Kenny Powers is just a normal guy with exceptional hair
I just got sparklers from my secret santa. Drunken sledding just got to a whole new level of dangerous
It's 4PM and I'm finally awake.. I'm covered in dog fur and shame. I'd say it counts as a good night.
i think maybe i'll just not watch it. i'd rather not think of you as a magical transforming set of dick holes.
Restaurants Roasting People Who Gave Them Negative Yelp Reviews (25 Pics)
I found him in bed on a pullout couch with another dude. He had two empty puke buckets and his empty bottle of jagermeister right by his head.
It was awful. Mid hookup he started reading the titles of the books over my bed, which were about Russian imperial history. He then started asking me questions about the class I was reading the books for. I was like "WE HAVE TIME FOR THAT LATER, PLEASE CONTINUE."
You screamed "There's a potato in my anus" and proceeded to attempt to grind with the bouncer. Also, I'm pretty sure our Chem teacher was in the same bar as us.
Tim and I found you a 5ish and asked how you were doing with the breakup. All you said was "i can't words"
I'm going to write a new song and call it "Did I wax my vagina for this?" remind me to never go across the country for a penis ever again.

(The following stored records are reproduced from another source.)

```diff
@@ -255,13 +275,14 @@
                 K.dense_fwd(Xa, self.pp(f"gnn{l}.Mcat"), self.pp(f"gnn{l}.cvec"), qt)
             zcat = A.get(f"{tag}.zcat{l}", R, kp)
             lean = l == 0 and self.lean_attn0 and feats.edges_from_rows
+            efeat = None if lean else self._efeat_of(feats, l)
             attn = A.get(f"{tag}.attn{l}", R, cfg.fan_in, H_HEADS) if train and not lean else None
             if lean:
                 K.attn_fwd_rows(cfg, fp, H_HEADS, kp, qt, Xa, Xo if Ro > 0 else None, feats.emask, zcat, None, G)
             elif xo_fused is not None:
-                K.attn_fwd_xo(cfg, fp, H_HEADS, kp, qt, Xa, xo_fused[0], xo_fused[1], xo_fused[2], feats.efeat, feats.emask, zcat, attn, G)
+                K.attn_fwd_xo(cfg, fp, H_HEADS, kp, qt, Xa, xo_fused[0], xo_fused[1], xo_fused[2], efeat, feats.emask, zcat, attn, G)
             else:
-                K.attn_fwd(cfg, fp, H_HEADS, kp, qt, Xa, Xo if Ro > 0 else None, feats.efeat, feats.emask, zcat, attn, G)
+                K.attn_fwd(cfg, fp, H_HEADS, kp, qt, Xa, Xo if Ro > 0 else None, efeat, feats.emask, zcat, attn, G)
             act[f"xo_fused{l}"] = xo_fused
             xo_fused = None
             Xa_n = A.get(f"{tag}.Xa{l + 1}", R, d)
@@ -556,20 +577,21 @@
             dXo_l = A.get(f"{tag}.dXo{l}", Ro, fp) if (need_dx and Ro > 0) else None
             more_dXo = dXo_prev is not None and dXo_l is not None
             xf = act.get(f"xo_fused{l}")
+            efeat = None if act.get(f"lean{l}") else self._efeat_of(feats, l)
             if act.get(f"lean{l}"):
                 K.attn_bwd_rows(cfg, fp, H_HEADS, kp, dz, None, act[f"qt{l}"], feats.emask, act[f"Xa{l}"],
                                 act[f"Xo{l}"] if Ro > 0 else None, dqt, G)
             elif xf is not None and dXa_l is not None and not more_dXo:
                 ws = A.get(f"{tag}.xo_ws", K.attn_xo_workspace_floats(G), 1).view(-1)
                 K.attn_bwd_xo_dw(cfg, fp, H_HEADS, kp, dz, act[f"attn{l}"], act[f"qt{l}"], act[f"Xa{l}"], xf[0], xf[1], xf[2],
-                                 feats.efeat, dqt, dXa_l, self.pg(f"gnn{l - 1}.Wout")[:self.dims[l - 1][1]], self.g(f"gnn{l - 1}.bu"), ws, G)
+                                 efeat, dqt, dXa_l, self.pg(f"gnn{l - 1}.Wout")[:self.dims[l - 1][1]], self.g(f"gnn{l - 1}.bu"), ws, G)
                 dXo_l = None
             elif xf is not None:
                 K.attn_bwd_xo(cfg, fp, H_HEADS, kp, dz, act[f"attn{l}"], act[f"qt{l}"], act[f"Xa{l}"], xf[0], xf[1], xf[2],
-                              feats.efeat, dqt, dXa_l, dXo_l, G, relu_xo=(dXo_l is not None and not more_dXo))
+                              efeat, dqt, dXa_l, dXo_l, G, relu_xo=(dXo_l is not None and not more_dXo))
             else:
                 K.attn_bwd(cfg, fp, H_HEADS, kp, dz, act[f"attn{l}"], act[f"qt{l}"], act[f"Xa{l}"],
-                           act[f"Xo{l}"] if Ro > 0 else None, feats.efeat, dqt, dXa_l, dXo_l, G,
+                           act[f"Xo{l}"] if Ro > 0 else None, efeat, dqt, dXa_l, dXo_l, G,
                            relu_xo=(dXo_l is not None and not more_dXo))
             if need_dx:
                 K.dense_bwd_xw(act[f"Xa{l}"], dqt, self.pp(f"gnn{l}.Mcat"), dXa_l, self.pg(f"gnn{l}.Mcat"), self.pg(f"gnn{l}.cvec"),
diff --git a/dgppo_amd/ops_algo.py b/dgppo_amd/ops_algo.py
--- a/dgppo_amd/ops_algo.py
+++ b/dgppo_amd/ops_algo.py
@@ -13,13 +13,21 @@
 
 
 def gae(costs, rewards, Vh, Vl, lam_pow, gamma: float, gae_lambda: float, Qh, Ql):
-    B, T, n, nh = costs.shape
-    N.expect_shape(rewards, (B, T), "rewards")
-    N.expect_shape(Vh, (B, T + 1, n, nh), "Vh")
-    N.expect_shape(Vl, (B, T + 1), "Vl")
+    if Qh is None and Ql is None:
+        raise ValueError("gae: Qh and Ql are both None: nothing to compute")
+    if Qh is not None and (costs is None or Vh is None):
+        raise ValueError("gae: Qh needs costs and Vh")
+    if Ql is not None and (rewards is None or Vl is None):
+        raise ValueError("gae: Ql needs rewards and Vl")
+    if costs is not None:
+        B, T, n, nh = costs.shape
+    else:
+        (B, T), n, nh = rewards.shape, 1, 1
+    for t, shape, name in ((rewards, (B, T), "rewards"), (Vh, (B, T + 1, n, nh), "Vh"), (Vl, (B, T + 1), "Vl"),
+                           (Qh, (B, T, n, nh), "Qh"), (Ql, (B, T), "Ql")):
+        if t is not None and not (name == "Vh" and costs is None):
+            N.expect_shape(t, shape, name)
     N.expect_shape(lam_pow, (T + 1,), "lam_pow")
-    N.expect_shape(Qh, (B, T, n, nh), "Qh")
-    N.expect_shape(Ql, (B, T), "Ql")
     rc = N.lib().dgppo_gae(N.ptr(costs), N.ptr(rewards), N.ptr(Vh), N.ptr(Vl), N.ptr(lam_pow), C.c_float(gamma),
                            C.c_float(1 - gamma), C.c_float(1 - gae_lambda), N.ptr(Qh), N.ptr(Ql), B, T, n, nh,
                            N.stream_ptr())
diff --git a/dgppo_amd/ops_nn.py b/dgppo_amd/ops_nn.py
--- a/dgppo_amd/ops_nn.py
+++ b/dgppo_amd/ops_nn.py
@@ -253,7 +253,8 @@
     N.expect_shape(Xa, (G * n, Fp), "Xa")
     if n_other > 0:
         N.expect_shape(Xo, (G * n_other, Fp), "Xo")
-    N.expect_shape(efeat, (G * n, S, 4), "efeat")
+    if efeat is not None:
+        N.expect_shape(efeat, (G * n, S, 4), "efeat")
     N.expect_shape(emask, (G * n, S), "emask")
     _check_strided("graph_feats", "agent", agent, agent_se, agent_st, (n, cfg.state_dim), env_ids, n_env, n_time)
     if hits is not None:
```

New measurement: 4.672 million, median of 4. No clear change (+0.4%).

Woman Posts Harassing DMs From Creep Online, Now He’s Upset Because People Told His Mom
MY GOD DAMN TV STOPS WORKING EVERY TIME I AM THIS FUCKING HIGH. WHY MUST IT TORMENT ME?!
Had a slight melanoma scare this morning. Spoiler alert, it was Nutella.
The part where he comes over and ignores you isn't what makes me mad about that story... It's the fact that he ate your tacos, AND THEN proceeded to ignore you. That's cold hearted.
Sexting just isn't as much fun once you learn how bad he is in bed...
What was the name of that sleazy asshole I'm not allowed to sleep with?
Last night I realized my life is an experiment of really bad decisions when I had to leave without my underwear. But at least I'm expanding my life experience.